__EXERCISE GOAL__. All of the data below should be written out exactly.

__Stored data entries__.

------------------------------

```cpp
extern "C" int kgw_grad_finish(int32_t n_tensors, float* const* dst, float* const* grads, const int64_t* numel, const KgwGradSrc* src,
                               kgw_stream_t stream_) {
    if (n_tensors < 0 || n_tensors > KGW_ADAM_FUSED_MAX) return KGW_E_RANGE;
    if (n_tensors == 0) return KGW_OK;
    if (!dst || !grads || !numel) return KGW_E_NULL;
    AdamFTab T;
    const int rc = adam_fused_table(T, n_tensors, dst, grads, dst, dst, numel, src);
    if (rc != KGW_OK) return rc;
    for (int i = 0; i < n_tensors; ++i)
        if (src && src[i].kind == KGW_GRAD_G3T && src[i].packed) return KGW_E_UNSUPPORTED;
    AdamTail Z{};
    int64_t g = T.coff[n_tensors];
    if (g > 4 * KGW_GRID) g = 4 * KGW_GRID;
    k_adam_fused<false><<<(int)g, 256, 0, (hipStream_t)stream_>>>(T, Z, nullptr, 0.f, 0.f, 0.f, 0.f, 0.f);
    KGW_LAUNCH_CHECK();
    return KGW_OK;
}

static int adam_fused_table(AdamFTab& T, int32_t n_tensors, float* const* params, float* const* grads, float* const* exp_avg,
                            float* const* exp_avg_sq, const int64_t* numel, const KgwGradSrc* src) {
    T.n = n_tensors;
    T.off[0] = 0;
    T.coff[0] = 0;
    int nsrc = 0;
    for (int i = 0; i < n_tensors; ++i) {
        if (!params[i] || !grads[i] || !exp_avg[i] || !exp_avg_sq[i] || numel[i] < 0) return KGW_E_NULL;
        T.p[i] = params[i]; T.g[i] = grads[i]; T.m[i] = exp_avg[i]; T.v[i] = exp_avg_sq[i];
        T.src_of[i] = 255;
        int64_t per = 1024;
        if (src && src[i].kind != KGW_GRAD_DIRECT) {
            const KgwGradSrc& S = src[i];
            if (nsrc >= KGW_ADAM_FUSED_SRC) return KGW_E_RANGE;
            if (!S.ws || S.nblk < 1) return KGW_E_NULL;
            if (S.kind == KGW_GRAD_TN) {
                if (S.MT < 1 || S.NT < 1 || S.MT * S.NT > 16 || (256 % (32 * S.MT)) || (int64_t)S.M * S.N != numel[i]) return KGW_E_RANGE;
            } else if (S.kind == KGW_GRAD_TN_COLSUM) {
                if (S.MT < 1 || (256 % (32 * S.MT)) || S.M != numel[i]) return KGW_E_RANGE;
            } else if (S.kind == KGW_GRAD_MLP2_W) {
                if (S.K1 < 1 || S.K1 > 31 || (int64_t)128 * S.K1 != numel[i]) return KGW_E_RANGE;
            } else if (S.kind == KGW_GRAD_MLP2_B) {
                if (S.K1 < 0 || S.K1 > 31 || numel[i] != 128) return KGW_E_RANGE;
            } else if (S.kind == KGW_GRAD_G3T) {
                if (S.M < 32 || (S.M & 31) || (int64_t)128 * S.M != numel[i] || S.flip < 0 || (S.flip & (S.flip - 1))) return KGW_E_RANGE;
                if (((uintptr_t)S.ws | (uintptr_t)S.packed) & 15) return KGW_E_UNSUPPORTED;
            } else {
                return KGW_E_RANGE;
            }
            T.src[nsrc] = S;
            T.src_of[i] = (unsigned char)nsrc++;
            per = S.kind == KGW_GRAD_G3T ? 1024 : 64;
        }
        T.off[i + 1] = T.off[i] + numel[i];
        T.coff[i + 1] = T.coff[i] + (numel[i] + per - 1) / per;
        T.vec[i] = (((uintptr_t)params[i] | (uintptr_t)grads[i] | (uintptr_t)exp_avg[i] | (uintptr_t)exp_avg_sq[i]) & 15) == 0;
    }
    return KGW_OK;
}
```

------------------------------

__EXERCISE SOLUTION__.
```cpp
extern "C" int kgw_grad_finish(int32_t n_tensors, float* const* dst, float* const* grads, const int64_t* numel, const KgwGradSrc* src,
                               kgw_stream_t stream_) {
    if (n_tensors < 0 || n_tensors > KGW_ADAM_FUSED_MAX) return KGW_E_RANGE;
    if (n_tensors == 0) return KGW_OK;
    if (!dst || !grads || !numel) return KGW_E_NULL;
    AdamFTab T;
    const int rc = adam_fused_table(T, n_tensors, dst, grads, dst, dst, numel, src);
    if (rc != KGW_OK) return rc;
    for (int i = 0; i < n_tensors; ++i)
        if (src && src[i].kind == KGW_GRAD_G3T && src[i].packed) return KGW_E_UNSUPPORTED;
    AdamTail Z{};
    int64_t g = T.coff[n_tensors];
    if (g > 4 * KGW_GRID) g = 4 * KGW_GRID;
    k_adam_fused<false><<<(int)g, 256, 0, (hipStream_t)stream_>>>(T, Z, nullptr, 0.f, 0.f, 0.f, 0.f, 0.f);
    KGW_LAUNCH_CHECK();
    return KGW_OK;
}

static int adam_fused_table(AdamFTab& T, int32_t n_tensors, float* const* params, float* const* grads, float* const* exp_avg,
                            float* const* exp_avg_sq, const int64_t* numel, const KgwGradSrc* src) {
    T.n = n_tensors;
    T.off[0] = 0;
    T.coff[0] = 0;
    int nsrc = 0;
    for (int i = 0; i < n_tensors; ++i) {
        if (!params[i] || !grads[i] || !exp_avg[i] || !exp_avg_sq[i] || numel[i] < 0) return KGW_E_NULL;
        T.p[i] = params[i]; T.g[i] = grads[i]; T.m[i] = exp_avg[i]; T.v[i] = exp_avg_sq[i];
        T.src_of[i] = 255;
        int64_t per = 1024;
        if (src && src[i].kind != KGW_GRAD_DIRECT) {
            const KgwGradSrc& S = src[i];
            if (nsrc >= KGW_ADAM_FUSED_SRC) return KGW_E_RANGE;
            if (!S.ws || S.nblk < 1) return KGW_E_NULL;
            if (S.kind == KGW_GRAD_TN) {
                if (S.MT < 1 || S.NT < 1 || S.MT * S.NT > 16 || (256 % (32 * S.MT)) || (int64_t)S.M * S.N != numel[i]) return KGW_E_RANGE;
            } else if (S.kind == KGW_GRAD_TN_COLSUM) {
                if (S.MT < 1 || (256 % (32 * S.MT)) || S.M != numel[i]) return KGW_E_RANGE;
            } else if (S.kind == KGW_GRAD_MLP2_W) {
                if (S.K1 < 1 || S.K1 > 31 || (int64_t)128 * S.K1 != numel[i]) return KGW_E_RANGE;
            } else if (S.kind == KGW_GRAD_MLP2_B) {
                if (S.K1 < 0 || S.K1 > 31 || numel[i] != 128) return KGW_E_RANGE;
            } else if (S.kind == KGW_GRAD_G3T) {
                if (S.M < 32 || (S.M & 31) || (int64_t)128 * S.M != numel[i] || S.flip < 0 || (S.flip & (S.flip - 1))) return KGW_E_RANGE;
                if (((uintptr_t)S.ws | (uintptr_t)S.packed) & 15) return KGW_E_UNSUPPORTED;
            } else {
                return KGW_E_RANGE;
            }
            T.src[nsrc] = S;
            T.src_of[i] = (unsigned char)nsrc++;
            per = S.kind == KGW_GRAD_G3T ? 1024 : 64;
        }
        T.off[i + 1] = T.off[i] + numel[i];
        T.coff[i + 1] = T.coff[i] + (numel[i] + per - 1) / per;
        T.vec[i] = (((uintptr_t)params[i] | (uintptr_t)grads[i] | (uintptr_t)exp_avg[i] | (uintptr_t)exp_avg_sq[i]) & 15) == 0;
    }
    return KGW_OK;
}
```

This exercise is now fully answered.